Time series clustering functions - Simple Log Service - Alibaba Cloud Documentation Center

This topic describes the time series clustering functions that you can use to cluster multiple pieces of time series data and obtain different curve shapes. Then, you can quickly find the corresponding cluster center and curves with shapes that are different from the curve shapes in the cluster.

Function list


Function	Description
`ts_density_cluster`	Uses a density-based clustering method to cluster multiple pieces of time series data.
`ts_hierarchical_cluster`	Uses a hierarchical clustering method to cluster multiple pieces of time series data.
`ts_similar_instance`	Queries curves that are similar to a specified curve.

ts_density_cluster

Function format:

select ts_density_cluster(x, y, z)

The following table lists the parameters of the function.


Parameter	Description	Value
`x`	The time sequence. The points in time along the horizontal axis are sorted in ascending order.	Each point in time is a Unix timestamp. Unit: seconds.
`y`	The sequence of numeric data corresponding to a specified point in time.	N/A
`z`	The name of the curve corresponding to the data at a specified point in time.	The value is of the string type. Example: machine01.cpu_usr.

Example

The query statement is as follows:

* and (h: "machine_01" OR h: "machine_02" OR h : "machine_03") | select ts_density_cluster(stamp, metric_value,metric_name ) from ( select __time__ - __time__ % 600 as stamp, avg(v) as metric_value, h as metric_name from log GROUP BY stamp, metric_name order BY metric_name, stamp )

Output result

The following table lists the display items.


Display item	Description
cluster_id	The category of the cluster. The value of -1 indicates that the cluster is not categorized in any cluster centers.
rate	The proportion of instances in the cluster.
time_series	The timestamp sequence of the cluster center.
data_series	The data sequence of the cluster center.
instance_names	The collection of instances included in the cluster center.
sim_instance	The name of an instance in the cluster.

ts_hierarchical_cluster

Function format:

select ts_hierarchical_cluster(x, y, z)

The following table lists the parameters of the function.

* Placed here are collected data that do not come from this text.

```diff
@@ -359,7 +426,7 @@
   }
   __syncthreads();
   auto row_off = [=](int r) { return m0 + r < M ? rs.row(m0 + r) * C : -1ll; };
-  ffn_body<BF, decltype(row_off), GELU>(l, w1f, W1, W2, out, row_off, F, rot, crot, tid, oflags);
+  ffn_body<BF, decltype(row_off), GELU, false, OF>(l, w1f, W1, W2, out, row_off, F, rot, crot, tid);
 }
 
 constexpr size_t kFfnTiles = (size_t)kRows * kEpiLd * sizeof(float) + 2 * 8 * kTileElems * sizeof(u16);
@@ -431,7 +498,7 @@
   }
 }
 
-template <bool BF, int T, int MT, int NKS = 0, bool FFN = false, int MQ = 0>
+template <bool BF, int T, int MT, int NKS = 0, bool FFN = false, int MQ = 0, bool REG = false>
 __global__ __launch_bounds__(512) void temporal_fused_kernel(const u16* __restrict__ X16 ,
                                                              const u16* __restrict__ Wpq_a, const float* __restrict__ bpq,
                                                              const u16* __restrict__ Wpkv_a, const float* __restrict__ bpkv,
@@ -449,6 +516,7 @@
   static_assert(!FFN || MT == 4, "the FFN half works on 64-row tiles");
   static_assert(MQ == 0 || ((MT == 4 || MT == 2 || MT == 1) && NKS > 0), "own q/k/v: 64-, 32- or 16-row tiles");
   static_assert(MQ != 2 || (MT == 4 && NKS == 2 && T >= 2), "own frame first: a 64-row tile is one 64-key frame");
+  static_assert(!REG || MQ == 2, "regular tiles: a 64-row tile is one whole frame");
   constexpr int C = 256, ROWS = MT * 16;
   extern __shared__ __attribute__((aligned(16))) u16 smem[];
   u16* xt = smem;
@@ -464,7 +532,7 @@
 
   const int tid = threadIdx.x, lane = tid & 63, wave = tid >> 6;
   const int fi = lane & 15, fg = lane >> 4;
-  const int N = N_a, L = L_a;
+  const int N = REG ? T * 64 : N_a, L = REG ? 64 : L_a;
   const u16* const Wpq = Wpq_a;
   const u16* const Wpkv = Wpkv_a;
   const u16* const Wp = Wp_a;
@@ -474,6 +542,8 @@
   long long tile = blockIdx.x;
   long long m0;
   int nvalid;
+  [[maybe_unused]] int rg_f = 0, rg_o = 0;
+  [[maybe_unused]] long long rg_row0 = 0;
   if constexpr (NKS > 0) {
     const int tps = (N + ROWS - 1) / ROWS;
     if (gridDim.x % (8 * tps) == 0) {
@@ -483,13 +553,19 @@
     const long long sq = tile / tps;
     const int n0 = (int)(tile - sq * tps) * ROWS;
     m0 = sq * N + n0;
-    nvalid = min(ROWS, N - n0);
+    nvalid = REG ? ROWS : min(ROWS, N - n0);
+    if constexpr (REG) {
+      const int s = (int)sq, b = s / rm.Loff;
+      rg_f = n0 / ROWS;
+      rg_o = s - b * rm.Loff;
+      rg_row0 = b * rm.sB + rg_f * rm.sT + rg_o * rm.sO;
+    }
   } else {
     m0 = tile * ROWS;
     nvalid = (int)min((long long)ROWS, Mp - m0);
   }
 
-  [[maybe_unused]] const int Lr = rm.Lv ? rm.Lv : L;
+  [[maybe_unused]] const int Lr = REG ? L : rm.Lv ? rm.Lv : L;
   AXVS_STAMP_DECL;
   AXVS_WG_BEGIN;
   AXVS_STAMP(0);
@@ -556,16 +632,31 @@
       {
         constexpr int RPWq = ROWS / 8;
         constexpr int GRPq = RPWq >= 4 ? 4 : RPWq;
-        int off_lo, off_hi, coords = 0;
-        {
+        [[maybe_unused]] int off_lo = 0, off_hi = 0, coords = 0;
+        if constexpr (!REG) {
           const int myrow = wave + 8 * (lane & (RPWq - 1));
           const int mym = (int)m0 + min(myrow, nvalid - 1);
           const long long myoff = (oq.pg.mode ? nat_row_coords(rm, mym, oq.pg.l_is_h, &coords) : nat_row(rm, mym)) * C;
           off_lo = (int)(myoff & 0xffffffffll);
           off_hi = (int)(myoff >> 32);
         }
+        [[maybe_unused]] const int wave_u = __builtin_amdgcn_readfirstlane(wave);
+        auto row_src = [&](int k, long long& off, int& co) {
+          if constexpr (REG) {
+            const int l = wave_u + 8 * k;
+            off = (rg_row0 + l * rm.sL) * C + lane * 4;
+            co = rg_f | ((oq.pg.l_is_h ? l : rg_o) << 8) | ((oq.pg.l_is_h ? rg_o : l) << 20);
+          } else {
+            off = (((long long)__builtin_amdgcn_readlane(off_hi, k) << 32) | (unsigned)__builtin_amdgcn_readlane(off_lo, k)) + lane * 4;
+            co = __builtin_amdgcn_readlane(coords, k);
+          }
+        };
         PosGenLane pl;
-        if (oq.pg.mode) pl.init(oq.pg, lane * 4);
+        [[maybe_unused]] PosGenLane::ZTerm zt{};
+        if (oq.pg.mode) {
+          pl.init(oq.pg, lane * 4);
+          if constexpr (REG) zt = pl.zterm(oq.pg, rg_f);
+        }
         float amax = 0.f;
 #pragma unroll
         for (int half = 0; half < RPWq / GRPq; ++half) {
@@ -573,9 +664,11 @@
 #pragma unroll
           for (int i = 0; i < GRPq; ++i) {
             const int k = half * GRPq + i;
-            const long long off = (((long long)__builtin_amdgcn_readlane(off_hi, k) << 32) | (unsigned)__builtin_amdgcn_readlane(off_lo, k)) + lane * 4;
+            long long off;
+            int co;
+            row_src(k, off, co);
             a[i] = *reinterpret_cast<const float4*>(oq.src + off);
-            if (oq.pg.mode) p[i] = pl.eval(oq.pg, __builtin_amdgcn_readlane(coords, k));
+            if (oq.pg.mode) p[i] = REG ? pl.eval_yx(oq.pg, co, zt) : pl.eval(oq.pg, co);
             else p[i] = oq.pos ? *reinterpret_cast<const float4*>(oq.pos + off) : float4{0.f, 0.f, 0.f, 0.f};
           }
           if (half == 0) request_params();
@@ -733,7 +826,7 @@
 #pragma unroll
     for (int qt = 0; qt < MT; ++qt) qf[qt] = *reinterpret_cast<const u16x8*>(Qh + (m0 + min(qt * 16 + fi, nvalid - 1)) * 32 + fg * 8);
     }
-    const bool ragged = Lr != NKS * 32;
+    const bool ragged = !REG && Lr != NKS * 32;
     u16x8 ones;
 #pragma unroll
     for (int j = 0; j < 8; ++j) ones[j] = H16<BF>::from_f32(1.f);
@@ -940,7 +1033,7 @@
 #pragma unroll
     for (int mt = 0; mt < MT; ++mt) {
       const int row = mt * 16 + fi;
-      const int fown = __builtin_amdgcn_ds_bpermute(row * 4, fown_l);
+      const int fown = REG ? rg_f : __builtin_amdgcn_ds_bpermute(row * 4, fown_l);
       bown[mt] = xt_off<MT>(fown, 0, row, fg);
       bfr[mt] = xt_off<MT>(0, 0, row, fg);
     }
@@ -1111,7 +1204,15 @@
   long long roff[RPW];
   [[maybe_unused]] int roff_lo = 0, roff_hi = 0;
   unsigned rok;
-  {
+  if constexpr (REG) {
+    rok = (1u << RPW) - 1u;
+    const int wave_u = __builtin_amdgcn_readfirstlane(wave);
+#pragma unroll
+    for (int i = 0; i < RPW; ++i) {
+      roff[i] = (rg_row0 + (wave_u * RPW + i) * rm.sL) * C + lane * 4;
+      rres[i] = *reinterpret_cast<const float4*>(res + roff[i]);
+    }
+  } else {
     const int myrow = wave * RPW + (lane % RPW);
     const int mym = (int)m0 + min(myrow, nvalid - 1);
     rok = (unsigned)__builtin_amdgcn_ballot_w64(myrow < nvalid && row_exists(rm, mym)) & ((1u << RPW) - 1u);
@@ -1141,31 +1242,39 @@
   }
   __syncthreads();
   [[maybe_unused]] NoRows yrows;
-#pragma unroll
-  for (int i = 0; i < RPW; ++i) {
-    const int row = wave * RPW + i;
-    const float4 v = *reinterpret_cast<const float4*>(etile + row * kEpiLd + lane * 4);
-    float4 y = float4{v.x + rres[i].x, v.y + rres[i].y, v.z + rres[i].z, v.w + rres[i].w};
-    if constexpr (!FFN) {
+  constexpr int TOF = REG ? 1 : kFormRt;
+  {
+    float4 y[RPW];
+#pragma unroll
+    for (int i = 0; i < RPW; ++i) {
+      const float4 v = *reinterpret_cast<const float4*>(etile + (wave * RPW + i) * kEpiLd + lane * 4);
+      y[i] = float4{v.x + rres[i].x, v.y + rres[i].y, v.z + rres[i].z, v.w + rres[i].w};
+    }
+    if constexpr (FFN) {
+#pragma unroll
+      for (int i = 0; i < RPW; ++i) yrows.v[i] = y[i];
+    } else {
       if (ln_g) {
-        const float mu = wave_sum(y.x + y.y + y.z + y.w) * (1.f / C);
-        const float d0 = y.x - mu, d1 = y.y - mu, d2 = y.z - mu, d3 = y.w - mu;
-        const float rstd = rsqrtf(wave_sum(d0 * d0 + d1 * d1 + d2 * d2 + d3 * d3) * (1.f / C) + 1e-5f);
         const float4 g = *reinterpret_cast<const float4*>(ln_g + lane * 4), b = *reinterpret_cast<const float4*>(ln_b + lane * 4);
-        y = float4{d0 * rstd * g.x + b.x, d1 * rstd * g.y + b.y, d2 * rstd * g.z + b.z, d3 * rstd * g.w + b.w};
-      }
-    }
-    if constexpr (FFN) yrows.v[i] = y;
-    else if ((rok >> i) & 1u) {
-      if (wt & 1) WtBuf(out).store16((unsigned)(roff[i] * 4), y);
-      else *reinterpret_cast<float4*>(out + roff[i]) = y;
+        float rstd[RPW];
+        ln_stats_rows<RPW>(y, rstd);
+#pragma unroll
+        for (int i = 0; i < RPW; ++i) y[i] = ln_apply(y[i], rstd[i], g, b);
+      }
+      const auto store_rows = [&](auto form) {
+#pragma unroll
+        for (int i = 0; i < RPW; ++i)
+          if (REG || ((rok >> i) & 1u)) store_row<decltype(form)::value>(out, roff[i], y[i]);
+      };
+      if (REG || (wt & 1)) store_rows(std::integral_constant<int, 1>{});
+      else store_rows(std::integral_constant<int, 0>{});
     }
   }
   AXVS_STAMP(8);
   if constexpr (FFN) {
     static_assert(RPW == 8, "the FFN half walks 8 rows per wave");
     auto row_off_ = [=](int row) { return ((rok >> (row % RPW)) & 1u) ? roff[row % RPW] - lane * 4 : -1ll; };
-    ffn_body<BF, decltype(row_off_), false, true>(fl, wf, fa.W1, fa.W2, out, row_off_, fa.F, 0, crot, tid, wt, yrows);
+    ffn_body<BF, decltype(row_off_), false, true, TOF, REG>(fl, wf, fa.W1, fa.W2, out, row_off_, fa.F, 0, crot, tid, wt, yrows);
   }
   AXVS_STAMP(10);
   AXVS_WG_END(FFN ? 0 : 1);
diff --git a/axial_vs_amd/csrc/axvs_host.h b/axial_vs_amd/csrc/axvs_host.h
--- a/axial_vs_amd/csrc/axvs_host.h
+++ b/axial_vs_amd/csrc/axvs_host.h
@@ -22,6 +22,7 @@
 inline thread_local hipEvent_t* g_prof_events = nullptr;
 inline thread_local int g_prof_cap = 0;
 inline thread_local int g_prof_next = 0;
+inline thread_local int g_reg_passes = 0;
 constexpr int kMaxStages = 32;
 inline thread_local const char* g_stage_names[kMaxStages] = {};
 inline void mark(hipStream_t st, const char* name) {
diff --git a/axial_vs_amd/csrc/axvs_infer.h b/axial_vs_amd/csrc/axvs_infer.h
--- a/axial_vs_amd/csrc/axvs_infer.h
+++ b/axial_vs_amd/csrc/axvs_infer.h
@@ -143,6 +143,7 @@
   int rows;
   int mq;
   bool with_ffn;
+  bool reg;
   bool reassoc;
   bool may_merge;
 };
diff --git a/axial_vs_amd/csrc/axvs_temporal_inst.hip b/axial_vs_amd/csrc/axvs_temporal_inst.hip
--- a/axial_vs_amd/csrc/axvs_temporal_inst.hip
+++ b/axial_vs_amd/csrc/axvs_temporal_inst.hip
@@ -10,10 +10,10 @@
 
 namespace axvs {
 
-template <bool BF, int T, int MT, int NKS, bool FFN, int MQ = 0>
+template <bool BF, int T, int MT, int NKS, bool FFN, int MQ = 0, bool REG = false>
 static int launch_one(unsigned grid, const TrajWs& w, const TrajPacked& p, const float* res, float* out, RowMap rm, long long Mp, int N, int L,
                       float scale, hipStream_t st, const FfnArgs* fa, int wt, const OwnQkv* oq = nullptr) {
-  auto kern = &temporal_fused_kernel<BF, T, MT, NKS, FFN, MQ>;
+  auto kern = &temporal_fused_kernel<BF, T, MT, NKS, FFN, MQ, REG>;
   if (int rc = ensure_max_lds(reinterpret_cast<const void*>(kern))) return rc;
   const size_t lds = temporal_lds_bytes<T, MT, FFN, MQ>(FFN ? fa->F : 0);
   hipLaunchKernelGGL(kern, dim3(grid), dim3(512), lds, st, w.x16, p.wpq, p.bpq, p.wpkv, p.bpkv, p.wp, p.bp, res, out, rm, Mp, N, L, scale,
@@ -30,6 +30,10 @@
     if (oq) {
       if constexpr (NKS == 2 && T >= 2) {
         if (L == 64) {
+          if (wt & kTrajReg) {
+            if (fa) return launch_one<BF, T, MT, NKS, true, 2, true>(grid, w, p, res, out, rm, Mp, N, L, scale, st, fa, wt, oq);
+            return launch_one<BF, T, MT, NKS, false, 2, true>(grid, w, p, res, out, rm, Mp, N, L, scale, st, fa, wt, oq);
+          }
           if (fa) return launch_one<BF, T, MT, NKS, true, 2>(grid, w, p, res, out, rm, Mp, N, L, scale, st, fa, wt, oq);
           return launch_one<BF, T, MT, NKS, false, 2>(grid, w, p, res, out, rm, Mp, N, L, scale, st, fa, wt, oq);
         }
diff --git a/include/axvs.h b/include/axvs.h
--- a/include/axvs.h
+++ b/include/axvs.h
@@ -52,6 +52,8 @@
 const char* axvs_profile_stage_name(int i);
 
 int axvs_set_option(const char* key, int value);
+
+int axvs_plan_regular_tiles(void);
 
 size_t axvs_traj_packed_bytes(int C, int heads);
 int axvs_traj_pack(const AxvsTrajParams* p, void* packed, int C, int heads, int dtype, void* stream);
```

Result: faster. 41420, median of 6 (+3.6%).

Parameter	Description	Value
`x`	The time sequence. The points in time along the horizontal axis are sorted in ascending order.	Each point in time is a Unix timestamp. Unit: seconds.
`y`	The sequence of numeric data corresponding to a specified point in time.	N/A
`z`	The name of the curve corresponding to the data at a specified point in time.	The value is of the string type. Example: machine01.cpu_usr.

Example

The query statement is as follows:

* and (h: "machine_01" OR h: "machine_02" OR h : "machine_03") | select ts_hierarchical_cluster(stamp, metric_value, metric_name) from ( select __time__ - __time__ % 600 as stamp, avg(v) as metric_value, h as metric_name from log GROUP BY stamp, metric_name order BY metric_name, stamp )

Output result

The following table lists the display items.


Display item	Description
cluster_id	The category of the cluster. The value of -1 indicates that the cluster is not categorized in any cluster centers.
rate	The proportion of instances in the cluster.
time_series	The timestamp sequence of the cluster center.
data_series	The data sequence of the cluster center.
instance_names	The collection of instances included in the cluster center.
sim_instance	The name of an instance in the cluster.

ts_similar_instance

Function format:

select ts_similar_instance(x, y, z, instance_name, topK, metricType)

The following table lists the parameters of the function.


Parameter	Description	Value
`x`	The time sequence. The points in time along the horizontal axis are sorted in ascending order.	Each point in time is a Unix timestamp. Unit: seconds.
`y`	The sequence of numeric data corresponding to a specified point in time.	N/A
`z`	The name of the curve corresponding to the data at a specified point in time.	The value is of the string type. Example: machine01.cpu_usr.
`instance_name`	The name of a specified curve to be queried in the z collection.	The value is of the string type. Example: machine01.cpu_usr. Note The curve to be queried must be an existing one.
`topK`	The curves similar to the specified curve. A maximum of K curves are returned.	N/A
`metricType`	`{'shape', 'manhattan', 'euclidean'}`. The metric used to measure the similarity between time series curves.	N/A

The query statement is as follows:

* and m: NET and m: Tcp and (h: "nu4e01524.nu8" OR  h: "nu2i10267.nu8" OR  h : "nu4q10466.nu8") | select ts_similar_instance(stamp, metric_value, metric_name, 'nu4e01524.nu8' ) from ( select __time__ - __time__ % 600 as stamp, sum(v) as metric_value, h as metric_name from log GROUP BY stamp, metric_name order BY  metric_name, stamp )

The following table lists the display items.


Display item	Description
instance_name	The list of metrics that are similar to the specified metric.
time_series	The timestamp sequence of the cluster center.
data_series	The data sequence of the cluster center.